What this task involves:
Among the lines below, count those containing the word "sizeof". Give the number only.

Exercise material:
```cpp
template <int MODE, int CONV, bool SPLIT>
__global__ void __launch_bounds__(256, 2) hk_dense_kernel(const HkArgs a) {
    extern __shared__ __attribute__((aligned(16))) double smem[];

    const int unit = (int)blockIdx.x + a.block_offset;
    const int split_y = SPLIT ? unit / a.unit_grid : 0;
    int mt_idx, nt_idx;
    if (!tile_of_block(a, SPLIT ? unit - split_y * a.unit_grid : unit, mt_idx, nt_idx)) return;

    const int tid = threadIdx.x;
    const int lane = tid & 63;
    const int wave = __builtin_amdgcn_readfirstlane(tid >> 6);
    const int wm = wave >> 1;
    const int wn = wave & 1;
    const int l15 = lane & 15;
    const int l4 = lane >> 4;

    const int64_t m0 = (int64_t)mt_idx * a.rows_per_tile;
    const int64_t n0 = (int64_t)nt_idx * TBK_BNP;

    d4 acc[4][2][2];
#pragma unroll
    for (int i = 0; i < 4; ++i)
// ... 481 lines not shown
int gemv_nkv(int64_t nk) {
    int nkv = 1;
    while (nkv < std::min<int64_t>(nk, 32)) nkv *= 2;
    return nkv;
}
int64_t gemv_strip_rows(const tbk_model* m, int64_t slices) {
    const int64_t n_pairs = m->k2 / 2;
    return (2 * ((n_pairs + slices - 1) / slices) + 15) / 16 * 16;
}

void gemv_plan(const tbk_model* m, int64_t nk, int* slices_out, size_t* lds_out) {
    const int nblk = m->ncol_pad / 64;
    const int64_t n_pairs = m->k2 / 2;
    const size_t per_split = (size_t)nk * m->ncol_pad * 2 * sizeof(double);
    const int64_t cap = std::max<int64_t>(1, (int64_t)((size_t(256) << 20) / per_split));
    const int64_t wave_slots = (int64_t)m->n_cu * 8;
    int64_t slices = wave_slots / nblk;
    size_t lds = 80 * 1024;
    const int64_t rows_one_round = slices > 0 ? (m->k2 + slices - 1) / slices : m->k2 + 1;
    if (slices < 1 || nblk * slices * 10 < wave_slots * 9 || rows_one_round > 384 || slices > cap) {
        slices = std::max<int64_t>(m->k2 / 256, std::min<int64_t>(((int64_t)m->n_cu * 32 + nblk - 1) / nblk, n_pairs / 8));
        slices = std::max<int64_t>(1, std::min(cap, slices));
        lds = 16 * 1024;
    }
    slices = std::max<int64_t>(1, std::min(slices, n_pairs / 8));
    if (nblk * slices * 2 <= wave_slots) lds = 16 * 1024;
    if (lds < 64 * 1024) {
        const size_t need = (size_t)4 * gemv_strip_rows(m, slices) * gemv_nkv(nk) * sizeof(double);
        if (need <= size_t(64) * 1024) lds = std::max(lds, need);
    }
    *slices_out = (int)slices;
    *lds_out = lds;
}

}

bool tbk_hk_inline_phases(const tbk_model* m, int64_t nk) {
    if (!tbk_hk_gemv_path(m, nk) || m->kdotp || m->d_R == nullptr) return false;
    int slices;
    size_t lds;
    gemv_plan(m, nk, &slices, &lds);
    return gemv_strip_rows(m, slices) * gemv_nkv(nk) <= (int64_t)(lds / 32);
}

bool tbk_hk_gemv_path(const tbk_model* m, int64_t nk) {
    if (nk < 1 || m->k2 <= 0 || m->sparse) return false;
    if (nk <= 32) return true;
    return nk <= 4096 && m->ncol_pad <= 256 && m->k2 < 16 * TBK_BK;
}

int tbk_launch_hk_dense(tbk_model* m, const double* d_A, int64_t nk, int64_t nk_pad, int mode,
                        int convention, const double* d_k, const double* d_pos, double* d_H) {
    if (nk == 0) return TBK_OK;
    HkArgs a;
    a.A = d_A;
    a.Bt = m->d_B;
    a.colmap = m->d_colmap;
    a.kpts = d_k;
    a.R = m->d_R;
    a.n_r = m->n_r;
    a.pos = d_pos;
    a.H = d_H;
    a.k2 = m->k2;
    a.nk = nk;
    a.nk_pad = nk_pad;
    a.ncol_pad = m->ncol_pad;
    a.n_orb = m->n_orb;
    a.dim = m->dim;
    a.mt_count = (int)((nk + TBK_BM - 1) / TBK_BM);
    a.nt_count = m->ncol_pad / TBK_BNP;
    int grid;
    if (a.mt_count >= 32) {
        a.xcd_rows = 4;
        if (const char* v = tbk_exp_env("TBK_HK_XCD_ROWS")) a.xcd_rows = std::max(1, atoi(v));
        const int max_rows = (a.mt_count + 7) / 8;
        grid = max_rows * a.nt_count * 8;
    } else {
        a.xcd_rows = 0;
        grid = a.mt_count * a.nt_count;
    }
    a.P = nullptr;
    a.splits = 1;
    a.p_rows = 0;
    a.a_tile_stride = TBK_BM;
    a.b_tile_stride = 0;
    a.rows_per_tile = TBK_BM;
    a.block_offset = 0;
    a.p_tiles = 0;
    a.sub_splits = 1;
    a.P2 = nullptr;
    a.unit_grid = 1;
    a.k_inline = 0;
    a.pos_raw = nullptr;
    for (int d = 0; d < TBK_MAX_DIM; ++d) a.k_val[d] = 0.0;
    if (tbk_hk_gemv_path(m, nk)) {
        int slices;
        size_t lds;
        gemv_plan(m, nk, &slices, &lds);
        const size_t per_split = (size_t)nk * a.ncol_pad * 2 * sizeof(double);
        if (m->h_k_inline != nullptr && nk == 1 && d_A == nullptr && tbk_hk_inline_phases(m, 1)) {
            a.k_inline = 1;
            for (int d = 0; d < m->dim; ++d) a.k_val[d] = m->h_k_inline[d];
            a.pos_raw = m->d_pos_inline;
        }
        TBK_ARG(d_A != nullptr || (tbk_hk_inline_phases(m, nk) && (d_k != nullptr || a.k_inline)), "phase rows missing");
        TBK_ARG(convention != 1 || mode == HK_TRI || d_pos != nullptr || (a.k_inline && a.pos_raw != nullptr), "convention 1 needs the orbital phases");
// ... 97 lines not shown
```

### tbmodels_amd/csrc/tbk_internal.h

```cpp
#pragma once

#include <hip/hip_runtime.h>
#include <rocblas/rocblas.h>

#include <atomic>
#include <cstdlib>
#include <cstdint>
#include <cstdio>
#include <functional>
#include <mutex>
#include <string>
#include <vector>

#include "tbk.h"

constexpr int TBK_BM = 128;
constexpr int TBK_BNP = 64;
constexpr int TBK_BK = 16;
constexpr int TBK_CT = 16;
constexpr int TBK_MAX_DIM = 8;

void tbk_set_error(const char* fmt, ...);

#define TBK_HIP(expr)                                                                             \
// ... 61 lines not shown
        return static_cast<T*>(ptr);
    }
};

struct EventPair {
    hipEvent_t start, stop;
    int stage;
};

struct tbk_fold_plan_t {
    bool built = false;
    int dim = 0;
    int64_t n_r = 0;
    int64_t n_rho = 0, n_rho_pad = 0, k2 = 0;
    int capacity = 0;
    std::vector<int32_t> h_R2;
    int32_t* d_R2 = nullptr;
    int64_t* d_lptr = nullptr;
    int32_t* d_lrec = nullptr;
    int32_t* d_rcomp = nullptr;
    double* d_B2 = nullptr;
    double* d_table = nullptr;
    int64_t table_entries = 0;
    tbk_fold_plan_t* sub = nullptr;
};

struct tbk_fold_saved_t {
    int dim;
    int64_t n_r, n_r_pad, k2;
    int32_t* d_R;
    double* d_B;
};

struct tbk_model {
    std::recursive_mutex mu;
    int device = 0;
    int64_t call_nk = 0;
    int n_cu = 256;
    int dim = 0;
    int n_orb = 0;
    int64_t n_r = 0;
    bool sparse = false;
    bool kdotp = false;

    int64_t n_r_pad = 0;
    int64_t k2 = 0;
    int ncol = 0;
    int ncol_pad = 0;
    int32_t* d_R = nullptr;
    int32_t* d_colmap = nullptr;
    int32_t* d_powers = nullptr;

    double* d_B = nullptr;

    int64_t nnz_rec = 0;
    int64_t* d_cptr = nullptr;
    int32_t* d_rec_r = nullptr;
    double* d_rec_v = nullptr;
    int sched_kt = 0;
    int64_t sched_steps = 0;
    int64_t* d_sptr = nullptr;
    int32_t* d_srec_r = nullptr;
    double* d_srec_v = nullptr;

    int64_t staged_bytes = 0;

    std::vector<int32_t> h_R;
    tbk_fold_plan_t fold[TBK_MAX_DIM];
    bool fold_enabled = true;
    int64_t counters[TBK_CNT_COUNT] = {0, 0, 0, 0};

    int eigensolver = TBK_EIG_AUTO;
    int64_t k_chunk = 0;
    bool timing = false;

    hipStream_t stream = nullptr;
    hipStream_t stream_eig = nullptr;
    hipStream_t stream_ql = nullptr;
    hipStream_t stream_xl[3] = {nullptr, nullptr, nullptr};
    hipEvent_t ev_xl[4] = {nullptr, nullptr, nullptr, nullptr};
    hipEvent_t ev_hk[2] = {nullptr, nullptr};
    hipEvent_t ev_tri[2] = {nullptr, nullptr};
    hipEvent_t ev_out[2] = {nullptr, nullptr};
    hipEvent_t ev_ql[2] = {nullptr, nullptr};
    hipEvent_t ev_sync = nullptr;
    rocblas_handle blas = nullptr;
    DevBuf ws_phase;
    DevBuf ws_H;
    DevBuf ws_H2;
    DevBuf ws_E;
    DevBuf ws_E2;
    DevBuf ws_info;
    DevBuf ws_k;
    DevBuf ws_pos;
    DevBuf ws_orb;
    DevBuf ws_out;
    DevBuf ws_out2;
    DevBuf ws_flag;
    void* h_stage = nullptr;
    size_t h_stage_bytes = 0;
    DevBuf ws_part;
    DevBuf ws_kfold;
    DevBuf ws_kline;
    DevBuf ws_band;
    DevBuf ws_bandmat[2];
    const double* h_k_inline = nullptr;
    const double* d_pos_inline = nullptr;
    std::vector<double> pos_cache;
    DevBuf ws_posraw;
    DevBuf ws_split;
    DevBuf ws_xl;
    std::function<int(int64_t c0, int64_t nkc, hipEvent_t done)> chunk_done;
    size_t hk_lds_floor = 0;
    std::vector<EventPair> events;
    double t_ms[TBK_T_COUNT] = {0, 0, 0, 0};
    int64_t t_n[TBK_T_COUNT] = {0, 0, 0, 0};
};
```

Solution to this problem:
3